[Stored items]

# OpenGVLab/MM-Interleaved

Hardware: NVIDIA H100
Metric: interleaved_steps_per_sec (higher is better)
Workload: dtype bf16

## Files before the change

### mm-interleaved_b200/csrc/attn_fwd_sm100.cu

```cuda
#include "attn_common.cuh"

namespace mmfs {

constexpr int kBM = 128, kBN = 64;
constexpr int kAttnThreads = 288;
constexpr int kConsumers = 256;

template <int HD> constexpr int attn_ctas_per_sm() { return HD == 64 ? 2 : 1; }

template <typename T, int HD>
__global__ void __launch_bounds__(kAttnThreads, attn_ctas_per_sm<HD>())
attn_fwd_kernel(const __grid_constant__ CUtensorMap map_q, const __grid_constant__ CUtensorMap map_k,
                const __grid_constant__ CUtensorMap map_v, const AttnParams p, unsigned *__restrict__ sched, int n_work) {
    constexpr int NBOX = HD / 64;
    constexpr uint32_t QBOX_BYTES = kBM * 128, KBOX_BYTES = kBN * 128;
    constexpr uint32_t Q_BYTES = NBOX * QBOX_BYTES, KV_BYTES = NBOX * KBOX_BYTES;
    extern __shared__ __align__(1024) uint8_t smem_raw[];
    if ((s_addr(smem_raw) & 1023u) != 0u) { asm volatile("trap;"); }
    uint8_t *sQ = smem_raw;
    uint8_t *sK = sQ + Q_BYTES;
    uint8_t *sV = sK + 2 * KV_BYTES;
    uint64_t *bars = reinterpret_cast<uint64_t *>(sV + 2 * KV_BYTES);
    uint64_t *q_full = bars + 0, *q_empty = bars + 1, *k_full = bars + 2 , *k_empty = bars + 4 ,
             *v_full = bars + 6 , *v_empty = bars + 8 , *item_full = bars + 10 , *item_empty = bars + 12 ;
    int *s_item = reinterpret_cast<int *>(bars + 14);

    const int warp = threadIdx.x >> 5, lane = threadIdx.x & 31;
    const int n_q = (p.Tq + kBM - 1) / kBM;
    auto decode = [&](int w, int &h, int &b, int &q0, int &n_tiles) {
        b = w / (n_q * p.H);
        const int r = w - b * (n_q * p.H);
        const int mi = r / p.H;
        h = r - mi * p.H;
        q0 = (p.causal ? n_q - 1 - mi : mi) * kBM;
        int kv_end = p.Tkv;
        if (p.causal) kv_end = min(p.Tkv, p.past + min(q0 + kBM, p.Tq));
        n_tiles = (kv_end + kBN - 1) / kBN;
    };

    if (threadIdx.x == 0) {
        bar_init(q_full, 1);
        bar_init(q_empty, kConsumers);
        for (int i = 0; i < 2; ++i) {
            bar_init(k_full + i, 1); bar_init(v_full + i, 1); bar_init(k_empty + i, kConsumers); bar_init(v_empty + i, kConsumers);
            bar_init(item_full + i, 1); bar_init(item_empty + i, kConsumers);
        }
        asm volatile("fence.mbarrier_init.release.cluster;" ::: "memory");
    }
    __syncthreads();

    if (warp == 8) {
        if (lane == 0) {
            int w = blockIdx.x;
            int g = 0;
            for (int qn = 0;; ++qn) {
                const int slot = qn & 1;
                if (qn >= 2) bar_wait(item_empty + slot, ((qn >> 1) - 1) & 1);
                s_item[slot] = w < n_work ? w : -1;
                bar_arrive(item_full + slot);
                if (w >= n_work) break;
                const int w_next = sched ? (int)gridDim.x + (int)atomicAdd(sched, 1u) : n_work;
                int h, b, q0, n_tiles;
                decode(w, h, b, q0, n_tiles);
                if (qn > 0) bar_wait(q_empty, (qn - 1) & 1);
                bar_expect_tx(q_full, Q_BYTES);
#pragma unroll
                for (int bx = 0; bx < NBOX; ++bx) tma_load_4d(sQ + bx * QBOX_BYTES, &map_q, q_full, bx * 64, h, q0, b);
                for (int j = 0; j < n_tiles; ++j, ++g) {
                    const int s = g & 1;
                    const uint32_t ph = (g >> 1) & 1;
                    bar_wait(k_empty + s, ph ^ 1);
                    bar_expect_tx(k_full + s, KV_BYTES);
#pragma unroll
                    for (int bx = 0; bx < NBOX; ++bx)
                        tma_load_4d(sK + s * KV_BYTES + bx * KBOX_BYTES, &map_k, k_full + s, bx * 64, h, j * kBN, b);
                    bar_wait(v_empty + s, ph ^ 1);
                    bar_expect_tx(v_full + s, KV_BYTES);
#pragma unroll
                    for (int bx = 0; bx < NBOX; ++bx)
                        tma_load_4d(sV + s * KV_BYTES + bx * KBOX_BYTES, &map_v, v_full + s, bx * 64, h, j * kBN, b);
                }
                w = w_next;
            }
        }
        return;
    }

    const int wg = warp >> 2;
    const int quad = lane >> 2, tq = lane & 3;
    const int row_in_tile = wg * 64 + (warp & 3) * 16 + quad;
    const uint32_t q_base = s_addr(sQ) + wg * 64 * 128;
    int g = 0;
    for (int qn = 0;; ++qn) {
        const int slot = qn & 1;
        bar_wait(item_full + slot, (qn >> 1) & 1);
        const int w = s_item[slot];
        bar_arrive(item_empty + slot);
        if (w < 0) break;
        int h, b, q0, n_tiles;
        decode(w, h, b, q0, n_tiles);
        const int r0 = q0 + row_in_tile;
        float m_run[2] = {-INFINITY, -INFINITY}, l_run[2] = {0.f, 0.f};
        float o[HD / 2];
#pragma unroll
        for (int i = 0; i < HD / 2; ++i) o[i] = 0.f;
        bar_wait(q_full, qn & 1);
        if (n_tiles == 0) bar_arrive(q_empty);

        for (int j = 0; j < n_tiles; ++j, ++g) {
            const int s = g & 1;
            const int k0 = j * kBN;
            float sc[kBN / 2];
            bar_wait(k_full + s, (g >> 1) & 1);
            wgmma_fence();
#pragma unroll
            for (int kk = 0; kk < HD / 16; ++kk)
                Wgmma<T>::ss_n64(sc, smem_desc(q_base + (kk >> 2) * QBOX_BYTES + (kk & 3) * 32, 16, 1024),
                                 smem_desc(s_addr(sK) + s * KV_BYTES + (kk >> 2) * KBOX_BYTES + (kk & 3) * 32, 16, 1024), kk > 0);
            wgmma_commit();
            wgmma_wait<0>();
            reg_fence(sc);
            bar_arrive(k_empty + s);
            if (j + 1 == n_tiles) bar_arrive(q_empty);

            const bool need_mask = (k0 + kBN > p.Tkv) || (p.key_mask != nullptr) ||
                                   (p.causal && k0 + kBN - 1 > p.past + q0 + wg * 64);
            if (need_mask) {
#pragma unroll
                for (int jj = 0; jj < kBN / 8; ++jj)
#pragma unroll
                    for (int c = 0; c < 2; ++c) {
                        const int key = k0 + jj * 8 + 2 * tq + c;
                        bool vis = key < p.Tkv;
                        if (vis && p.key_mask != nullptr) vis = p.key_mask[(long)b * p.Tkv + key] != 0;
#pragma unroll
                        for (int i = 0; i < 2; ++i) {
                            const bool ok = vis && (!p.causal || key <= p.past + r0 + 8 * i);
                            if (!ok) sc[jj * 4 + 2 * i + c] = -INFINITY;
                        }
                    }
            }
            float alpha[2], neg_m[2];
#pragma unroll
            for (int i = 0; i < 2; ++i) {
                float mx = -INFINITY;
#pragma unroll
                for (int jj = 0; jj < kBN / 8; ++jj) mx = fmaxf(mx, fmaxf(sc[jj * 4 + 2 * i], sc[jj * 4 + 2 * i + 1]));
                mx = fmaxf(mx, __shfl_xor_sync(0xffffffffu, mx, 1));
                mx = fmaxf(mx, __shfl_xor_sync(0xffffffffu, mx, 2));
                const float m_new = fmaxf(m_run[i], mx);
                alpha[i] = (m_new == -INFINITY) ? 1.f : fast_exp2((m_run[i] - m_new) * p.scale_log2e);
                m_run[i] = m_new;
                neg_m[i] = (m_new == -INFINITY) ? 0.f : -m_new * p.scale_log2e;
            }
            uint32_t pa[kBN / 16][4];
            float ls[2] = {0.f, 0.f};
#pragma unroll
            for (int jj = 0; jj < kBN / 8; ++jj)
#pragma unroll
                for (int i = 0; i < 2; ++i) {
                    const float e0 = fast_exp2(fmaf(sc[jj * 4 + 2 * i], p.scale_log2e, neg_m[i]));
                    const float e1 = fast_exp2(fmaf(sc[jj * 4 + 2 * i + 1], p.scale_log2e, neg_m[i]));
                    ls[i] += e0 + e1;
                    pa[jj >> 1][(jj & 1) * 2 + i] = pack2<T>(e0, e1);
                }
#pragma unroll
            for (int i = 0; i < 2; ++i) l_run[i] = l_run[i] * alpha[i] + ls[i];
#pragma unroll
            for (int jj = 0; jj < HD / 8; ++jj) {
                o[jj * 4 + 0] *= alpha[0]; o[jj * 4 + 1] *= alpha[0];
                o[jj * 4 + 2] *= alpha[1]; o[jj * 4 + 3] *= alpha[1];
            }

            bar_wait(v_full + s, (g >> 1) & 1);
            reg_fence(o);
            wgmma_fence();
#pragma unroll
            for (int kk = 0; kk < kBN / 16; ++kk) {
                const uint64_t dv = smem_desc(s_addr(sV) + s * KV_BYTES + kk * 16 * 128, KBOX_BYTES, 1024);
                if constexpr (HD == 64) Wgmma<T>::rs_n64(o, pa[kk], dv, 1);
                else Wgmma<T>::rs_n128(o, pa[kk], dv, 1);
            }
            wgmma_commit();
            wgmma_wait<0>();
            reg_fence(o);
            bar_arrive(v_empty + s);
        }

        T *out = static_cast<T *>(p.out) + (long)b * p.o_bs + (long)h * HD;
#pragma unroll
        for (int i = 0; i < 2; ++i) {
            float l = l_run[i];
            l += __shfl_xor_sync(0xffffffffu, l, 1);
            l += __shfl_xor_sync(0xffffffffu, l, 2);
            const float inv = (l > 0.f) ? 1.f / l : 0.f;
            const int q = r0 + 8 * i;
            if (q < p.Tq) {
                T *op = out + (long)q * p.o_ts + 2 * tq;
#pragma unroll
                for (int jj = 0; jj < HD / 8; ++jj)
                    *reinterpret_cast<uint32_t *>(op + jj * 8) = pack2<T>(o[jj * 4 + 2 * i] * inv, o[jj * 4 + 2 * i + 1] * inv);
            }
        }
    }
}
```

- **Work to be completed**
Every line in the records above that contains the word "quad" should be copied out.

- **Exercise response**
    const int quad = lane >> 2, tq = lane & 3;
    const int row_in_tile = wg * 64 + (warp & 3) * 16 + quad;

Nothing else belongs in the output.